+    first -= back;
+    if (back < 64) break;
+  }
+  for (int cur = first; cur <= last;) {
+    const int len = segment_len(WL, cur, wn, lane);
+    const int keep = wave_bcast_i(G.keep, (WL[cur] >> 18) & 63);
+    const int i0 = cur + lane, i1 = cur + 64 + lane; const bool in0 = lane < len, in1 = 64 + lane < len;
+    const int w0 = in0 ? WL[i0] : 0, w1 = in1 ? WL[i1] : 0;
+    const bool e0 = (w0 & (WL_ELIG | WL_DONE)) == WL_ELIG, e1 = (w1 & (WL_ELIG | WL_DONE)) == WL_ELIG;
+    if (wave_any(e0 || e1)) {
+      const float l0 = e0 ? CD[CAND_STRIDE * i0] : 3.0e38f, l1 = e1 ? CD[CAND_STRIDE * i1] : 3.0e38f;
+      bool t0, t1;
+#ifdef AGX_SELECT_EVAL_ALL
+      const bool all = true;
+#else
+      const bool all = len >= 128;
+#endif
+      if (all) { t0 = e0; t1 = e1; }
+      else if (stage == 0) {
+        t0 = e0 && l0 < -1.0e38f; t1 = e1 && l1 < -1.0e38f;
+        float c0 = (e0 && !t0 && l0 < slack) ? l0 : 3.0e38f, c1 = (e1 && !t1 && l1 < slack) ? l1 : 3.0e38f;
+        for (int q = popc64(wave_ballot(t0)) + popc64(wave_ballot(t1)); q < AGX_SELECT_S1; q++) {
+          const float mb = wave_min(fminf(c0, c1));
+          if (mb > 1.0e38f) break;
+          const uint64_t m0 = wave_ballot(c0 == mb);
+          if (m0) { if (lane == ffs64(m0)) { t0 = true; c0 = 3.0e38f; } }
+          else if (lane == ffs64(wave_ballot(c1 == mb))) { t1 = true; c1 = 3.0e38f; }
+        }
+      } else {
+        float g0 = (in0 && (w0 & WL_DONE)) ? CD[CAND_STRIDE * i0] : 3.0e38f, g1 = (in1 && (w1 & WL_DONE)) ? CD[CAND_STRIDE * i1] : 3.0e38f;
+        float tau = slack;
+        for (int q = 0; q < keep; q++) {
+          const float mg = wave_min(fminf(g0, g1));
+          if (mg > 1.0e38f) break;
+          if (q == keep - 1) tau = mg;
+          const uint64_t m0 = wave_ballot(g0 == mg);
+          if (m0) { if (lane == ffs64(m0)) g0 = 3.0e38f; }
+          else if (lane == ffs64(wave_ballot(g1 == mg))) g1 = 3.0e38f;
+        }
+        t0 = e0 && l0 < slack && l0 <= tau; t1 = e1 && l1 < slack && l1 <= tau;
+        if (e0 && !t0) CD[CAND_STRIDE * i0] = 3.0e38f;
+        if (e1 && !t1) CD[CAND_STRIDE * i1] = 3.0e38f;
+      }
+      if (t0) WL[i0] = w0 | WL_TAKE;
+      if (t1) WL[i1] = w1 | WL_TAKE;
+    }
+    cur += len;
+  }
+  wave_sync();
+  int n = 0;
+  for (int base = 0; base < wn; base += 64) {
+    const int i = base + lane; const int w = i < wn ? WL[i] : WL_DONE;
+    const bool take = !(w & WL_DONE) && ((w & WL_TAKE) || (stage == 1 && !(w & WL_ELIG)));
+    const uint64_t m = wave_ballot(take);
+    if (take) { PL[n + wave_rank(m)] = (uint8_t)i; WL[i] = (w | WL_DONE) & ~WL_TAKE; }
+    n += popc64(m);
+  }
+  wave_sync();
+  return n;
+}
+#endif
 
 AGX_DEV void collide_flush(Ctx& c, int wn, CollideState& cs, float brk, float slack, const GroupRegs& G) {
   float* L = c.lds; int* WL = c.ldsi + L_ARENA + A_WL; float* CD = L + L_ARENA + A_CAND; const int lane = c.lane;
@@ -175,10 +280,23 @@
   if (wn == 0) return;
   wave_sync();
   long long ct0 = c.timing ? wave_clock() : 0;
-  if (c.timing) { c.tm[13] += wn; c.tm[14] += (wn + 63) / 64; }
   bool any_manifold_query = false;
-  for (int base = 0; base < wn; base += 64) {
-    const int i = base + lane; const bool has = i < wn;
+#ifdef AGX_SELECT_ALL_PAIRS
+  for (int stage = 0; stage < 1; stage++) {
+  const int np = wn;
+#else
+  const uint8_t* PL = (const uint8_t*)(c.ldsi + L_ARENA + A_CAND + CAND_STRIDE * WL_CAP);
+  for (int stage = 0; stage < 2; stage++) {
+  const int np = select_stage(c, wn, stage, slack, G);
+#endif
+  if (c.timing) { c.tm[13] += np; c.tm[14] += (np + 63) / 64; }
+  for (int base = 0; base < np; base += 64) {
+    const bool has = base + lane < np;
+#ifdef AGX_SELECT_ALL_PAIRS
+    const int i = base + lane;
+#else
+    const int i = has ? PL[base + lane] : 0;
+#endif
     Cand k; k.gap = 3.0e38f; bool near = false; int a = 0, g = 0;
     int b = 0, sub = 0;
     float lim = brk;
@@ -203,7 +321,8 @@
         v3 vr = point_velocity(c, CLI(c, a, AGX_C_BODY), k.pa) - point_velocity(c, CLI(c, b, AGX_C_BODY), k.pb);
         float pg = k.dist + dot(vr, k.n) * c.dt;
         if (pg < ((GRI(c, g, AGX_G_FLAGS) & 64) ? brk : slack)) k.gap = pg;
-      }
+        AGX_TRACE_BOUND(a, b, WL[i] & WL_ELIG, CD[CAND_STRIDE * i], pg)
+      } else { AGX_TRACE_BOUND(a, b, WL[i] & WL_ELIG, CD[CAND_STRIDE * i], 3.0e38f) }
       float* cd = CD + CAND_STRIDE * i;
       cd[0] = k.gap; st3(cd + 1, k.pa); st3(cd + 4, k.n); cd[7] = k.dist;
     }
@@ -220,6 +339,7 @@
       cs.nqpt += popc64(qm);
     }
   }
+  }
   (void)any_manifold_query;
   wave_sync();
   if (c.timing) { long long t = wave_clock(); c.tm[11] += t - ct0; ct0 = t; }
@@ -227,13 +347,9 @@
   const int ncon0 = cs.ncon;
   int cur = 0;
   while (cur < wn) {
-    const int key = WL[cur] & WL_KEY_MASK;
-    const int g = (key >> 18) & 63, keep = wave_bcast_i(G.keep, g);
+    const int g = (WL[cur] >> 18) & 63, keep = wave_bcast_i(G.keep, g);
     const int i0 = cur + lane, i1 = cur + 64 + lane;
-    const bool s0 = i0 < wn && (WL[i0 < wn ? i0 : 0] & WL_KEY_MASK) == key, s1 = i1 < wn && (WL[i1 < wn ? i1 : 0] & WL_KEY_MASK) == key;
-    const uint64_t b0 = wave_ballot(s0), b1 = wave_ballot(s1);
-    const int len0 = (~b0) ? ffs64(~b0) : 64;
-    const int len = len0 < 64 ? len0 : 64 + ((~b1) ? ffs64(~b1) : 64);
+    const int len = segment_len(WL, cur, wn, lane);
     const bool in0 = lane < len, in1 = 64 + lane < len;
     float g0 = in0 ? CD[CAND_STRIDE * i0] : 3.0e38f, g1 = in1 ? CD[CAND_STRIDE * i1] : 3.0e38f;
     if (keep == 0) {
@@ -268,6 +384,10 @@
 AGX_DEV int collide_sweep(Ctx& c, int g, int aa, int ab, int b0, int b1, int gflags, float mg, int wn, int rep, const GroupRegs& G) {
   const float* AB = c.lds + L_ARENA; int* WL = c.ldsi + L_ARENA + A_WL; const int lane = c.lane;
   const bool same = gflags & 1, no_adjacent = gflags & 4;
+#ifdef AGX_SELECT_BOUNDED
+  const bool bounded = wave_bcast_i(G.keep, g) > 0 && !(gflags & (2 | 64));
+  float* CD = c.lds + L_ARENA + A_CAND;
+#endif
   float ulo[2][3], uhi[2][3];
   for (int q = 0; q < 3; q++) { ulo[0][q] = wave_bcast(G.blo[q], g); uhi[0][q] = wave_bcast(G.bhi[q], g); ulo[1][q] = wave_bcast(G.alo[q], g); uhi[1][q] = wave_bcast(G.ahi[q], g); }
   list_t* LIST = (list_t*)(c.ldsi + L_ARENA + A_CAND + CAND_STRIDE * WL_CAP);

◆ ◆ ◆ ◆

Your answer consists solely of the lines from the top of the records above through the line that contains "bool t0, t1;", each echoed exactly.

+    first -= back;
+    if (back < 64) break;
+  }
+  for (int cur = first; cur <= last;) {
+    const int len = segment_len(WL, cur, wn, lane);
+    const int keep = wave_bcast_i(G.keep, (WL[cur] >> 18) & 63);
+    const int i0 = cur + lane, i1 = cur + 64 + lane; const bool in0 = lane < len, in1 = 64 + lane < len;
+    const int w0 = in0 ? WL[i0] : 0, w1 = in1 ? WL[i1] : 0;
+    const bool e0 = (w0 & (WL_ELIG | WL_DONE)) == WL_ELIG, e1 = (w1 & (WL_ELIG | WL_DONE)) == WL_ELIG;
+    if (wave_any(e0 || e1)) {
+      const float l0 = e0 ? CD[CAND_STRIDE * i0] : 3.0e38f, l1 = e1 ? CD[CAND_STRIDE * i1] : 3.0e38f;
+      bool t0, t1;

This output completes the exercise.